As we can see in the pods output, all the pods have 2 containers. 1 of them is the main container and another is the envoy proxy container.

Following outputs shows the containers of a single pod. We can see that there are 3 containers, first is the Init container that sets up some networking constructs and goes away after that. The second is the application container, third is the proxy container.

$ kubectl describe pod hello-b6db8c6bf-lq6cp | grep -A1 "Container ID"
    Container ID:  docker://d080a0ffb61dc9efe437774c822b7296b8c18c732c8a0609334d100ed7fdd835
    Image:         gke.gcr.io/istio/proxy_init:1.1.16-gke.0
--
    Container ID:   docker://7eab7155a12e7652ad0886a84b9b164b71008a4d64c3ac38b423bd19408f7740
    Image:          gcr.io/google-samples/hello-app:1.0
--
    Container ID:  docker://8461e711321349d02665d8835542a5f56d9be0586b8d737481813657ab755967
    Image:         gke.gcr.io/istio/proxyv2:1.1.16-gke.0

Initially, I could not get this to work and after struggling for half a day, I found that the root cause was a weird requirement in Istio about port naming convention. This requirement is captured here, it is needed that the service port should have the following convention “name: <protocol>[-<suffix>]”. I renamed my service port from “hello” to “http-hello” and things started working fine. I learnt this tip from this NEXT19 video on Istio debugging. This video is very helpful to debug Istio issues.

Following outputs shows client accessing the 2 hello versions. We have setup the Istio virtualservice rules for “/v1” to land up in version 1, “/v2” to land up in version 2 and default to version 2.

$ client=$(kubectl get pods -l run=client -o=jsonpath='{.items[0].metadata.name}')

$ kubectl exec $client -c client -- curl -s hello/v1
Hello, world!
Version: 1.0.0
Hostname: hello-b6db8c6bf-xd5q8

$ kubectl exec $client -c client -- curl -s hello/v2
Hello, world!
Version: 2.0.0
Hostname: hello2-68c4445dfc-d6slt

$ kubectl exec $client -c client -- curl -s hello
Hello, world!
Version: 2.0.0
Hostname: hello2-68c4445dfc-p87w9

Http Internal load balancer

Http internal load balancer is regional L7 load balancer that is implemented underneath using Envoy proxy. This feature is in “beta” currently. In the case of external HTTP load balancer, its integrated well with Kubernetes “Ingress” type and all the GCP load balancer configurations are created automatically. In the case of HTTP ILB, configurations have to be done manually. A proxy subnet needs to be created in every region where HTTP load balancer needs to be placed.

HTTP ILB flow

Following command deploys the application with all deployments and services:

kubectl apply -f http-ilb

Following annotation in the service file tells GKE to create NEG associated with the services.

annotations:
    cloud.google.com/neg: '{"exposed_ports":{"80":{}}}'

Following command shows the 2 NEGs that gets created. Since each deployment contains 2 replicas, we see that there are 2 endpoints associated with each NEG.

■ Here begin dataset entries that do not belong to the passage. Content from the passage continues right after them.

template <uint32_t D, uint32_t F, HashType H, int KIND, int MODE>
__device__ __forceinline__ void grid_bwd_points_regs(const uint32_t (&dyb)[GRID_BWD_PR], const float (&xs0)[GRID_BWD_PU][D],
                                                     uint32_t B, const float* __restrict__ pos,
                                                     uint32_t pstride, uint32_t level, const LevelInfo& li, bool hash_grid,
                                                     Interp interp, uint32_t begin, uint32_t len, uint32_t f0, uint32_t nf,
                                                     uint32_t i0, uint32_t i1, float scale, int* acc, const GridOpts& o) {
	constexpr uint32_t U = GRID_BWD_PU, NB = GRID_BWD_PR / U;
	constexpr bool FAST_KIND = D == 2 && (KIND == IDX_HASH_POW2 || KIND == IDX_DENSE || KIND == IDX_HASH_RANGE);
	const bool fast = FAST_KIND && interp == Interp::Linear && (begin == 0 || KIND == IDX_HASH_RANGE);
	float xs[2][U][D];
#pragma unroll
	for (uint32_t u = 0; u < U; ++u)
#pragma unroll
		for (uint32_t d = 0; d < D; ++d) xs[0][u][d] = xs0[u][d];
#pragma unroll
	for (uint32_t k = 0; k < NB; ++k) {
		if (i0 + threadIdx.x + k * U * blockDim.x >= i1) break;
		if (k + 1 < NB) load_pos_batch<D>(pos, pstride, i0, i1, k + 1, xs[(k + 1) & 1]);
		bool fast_b = fast;
		if constexpr (FAST_KIND && KIND == IDX_DENSE) {
			bool inr = true;
#pragma unroll
			for (uint32_t u = 0; u < U; ++u)
#pragma unroll
				for (uint32_t d = 0; d < D; ++d) inr = inr && xs[k & 1][u][d] >= 0.0f && xs[k & 1][u][d] <= 1.0f;
			fast_b = fast_b && __builtin_amdgcn_ballot_w64(!inr) == 0;
		}
		if (fast_b) {
			if constexpr (FAST_KIND) {
				if (i0 + threadIdx.x + (k * U + U - 1) * blockDim.x < i1) {
#pragma unroll
					for (uint32_t u = 0; u < U; ++u) {
						const uint32_t p = k * U + u;
						float dy[F];
#pragma unroll
						for (uint32_t f = 0; f < F; ++f) dy[f] = dy_bits_feature(dyb[p], f) * scale;
						accum_point_2d_fast<F, H, KIND, MODE>(*(const float(*)[2]) & xs[k & 1][u][0], dy, li, f0, nf, acc, begin, len);
					}
				} else {
#pragma unroll
					for (uint32_t u = 0; u < U; ++u) {
						const uint32_t p = k * U + u;
						if (i0 + threadIdx.x + p * blockDim.x >= i1) break;
						float dy[F];
#pragma unroll
						for (uint32_t f = 0; f < F; ++f) dy[f] = dy_bits_feature(dyb[p], f) * scale;
						accum_point_2d_fast<F, H, KIND, MODE>(*(const float(*)[2]) & xs[k & 1][u][0], dy, li, f0, nf, acc, begin, len);
					}
				}
			}
			continue;
		}
#pragma unroll
		for (uint32_t u = 0; u < U; ++u) {
			const uint32_t p = k * U + u;
			const uint32_t i = i0 + threadIdx.x + p * blockDim.x;
			if (i >= i1) break;
			float dy[F];
#pragma unroll
			for (uint32_t f = 0; f < F; ++f) dy[f] = dy_bits_feature(dyb[p], f) * scale;
			accum_point<D, F, H, KIND, MODE, false>(xs[k & 1][u], dy, i, level, B, li, hash_grid, interp, begin, len, f0, nf, acc, o);
		}
	}
}

template <uint32_t D, uint32_t F, HashType H, int KIND, int MODE, bool OPTS>
__device__ __forceinline__ void grid_bwd_points(int layout, uint32_t B, const float* __restrict__ pos, uint32_t pstride,
                                                const _Float16* __restrict__ dLdy, uint32_t dy_stride, uint32_t level,
                                                const LevelInfo& li, bool hash_grid, Interp interp, uint32_t begin,
                                                uint32_t len, uint32_t f0, uint32_t nf, uint32_t i0, uint32_t i1, float scale,
                                                int* acc, const GridOpts& o) {
	constexpr uint32_t NF = F;
	constexpr uint32_t U = 8;
	constexpr bool FAST_KIND = D == 2 && !OPTS && (KIND == IDX_HASH_POW2 || KIND == IDX_DENSE || KIND == IDX_HASH_RANGE);
	const bool fast = FAST_KIND && interp == Interp::Linear && (begin == 0 || KIND == IDX_HASH_RANGE);
	for (uint32_t base = i0 + threadIdx.x; base < i1; base += U * blockDim.x) {
		float xs[U][D], dy[U][NF];
#pragma unroll
		for (uint32_t u = 0; u < U; ++u) {
			const uint32_t i = base + u * blockDim.x;
			float v[F];
			if (i < i1) {
#pragma unroll
				for (uint32_t d = 0; d < D; ++d) xs[u][d] = pos[(size_t)i * pstride + d];
				load_dy<F>(layout, dLdy, dy_stride, level, B, i, v);
			} else {
#pragma unroll
				for (uint32_t d = 0; d < D; ++d) xs[u][d] = 0.0f;
#pragma unroll
				for (uint32_t f = 0; f < F; ++f) v[f] = 0.0f;
			}
			if (OPTS && i < i1 && (float)level > grid_max_level(o, i, F) + 1e-3f) {
#pragma unroll
				for (uint32_t f = 0; f < F; ++f) v[f] = 0.0f;
			}
#pragma unroll
			for (uint32_t f = 0; f < F; ++f) dy[u][f] = v[f] * scale;
		}
		if constexpr (FAST_KIND) {
			bool fast_b = fast;
			if constexpr (KIND == IDX_DENSE) {
				bool inr = true;
#pragma unroll
				for (uint32_t u = 0; u < U; ++u)
#pragma unroll
					for (uint32_t d = 0; d < D; ++d) inr = inr && xs[u][d] >= 0.0f && xs[u][d] <= 1.0f;
				fast_b = fast_b && __builtin_amdgcn_ballot_w64(!inr) == 0;
			}
			if (fast_b && base + (U - 1) * blockDim.x < i1) {
#pragma unroll
				for (uint32_t u = 0; u < U; ++u)
					accum_point_2d_fast<F, H, KIND, MODE>(*(const float(*)[2]) & xs[u][0], dy[u], li, f0, nf, acc, begin, len);
				continue;
			}
		}
#pragma unroll
		for (uint32_t u = 0; u < U; ++u) {
			if (base + u * blockDim.x >= i1) break;
			accum_point<D, F, H, KIND, MODE, OPTS>(xs[u], dy[u], base + u * blockDim.x, level, B, li, hash_grid, interp, begin, len, f0,
			                                       nf, acc, o);
		}
	}
}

$ gcloud compute network-endpoint-groups list
NAME                                        LOCATION       ENDPOINT_TYPE   SIZE
k8s1-757bee5a-default-hello-80-bdd7955e     us-central1-b  GCE_VM_IP_PORT  2
k8s1-757bee5a-default-hello2-80-a882c49f    us-central1-b  GCE_VM_IP_PORT  2

Lets store the NEG’s in a variable that can be used later when we associate backend service to NEG:

$ neg1=k8s1-757bee5a-default-hello-80-bdd7955e
$ neg2=k8s1-757bee5a-default-hello2-80-a882c49f

Following are the steps to create HTTP ILB.

  • Create proxy subnet
  • Create firewall rules for communication within subnet as well as communication from proxy subnet to backend subnet
  • Create backend services, http load balancer components and tie them to the firewall.

Create proxy subnet:

Following command creates proxy subnet. The cluster is in the “default” subnet in us-central1 region. Proxy subnet is created in the same “us-central1” region.

gcloud beta compute networks subnets create proxy-subnet \
  --purpose=INTERNAL_HTTPS_LOAD_BALANCER \
  --role=ACTIVE \
  --region=us-west1 \
  --network=lb-network \
  --range=10.129.0.0/26

Create firewall rules:

Following set of commands creates the necessary firewall rules. 1 thing that I found the hard way is to make sure that proxy firewall rule has to contain all ports that container exposes. In my case, container is exposing port 8080, so I needed to add to the proxy firewall rule.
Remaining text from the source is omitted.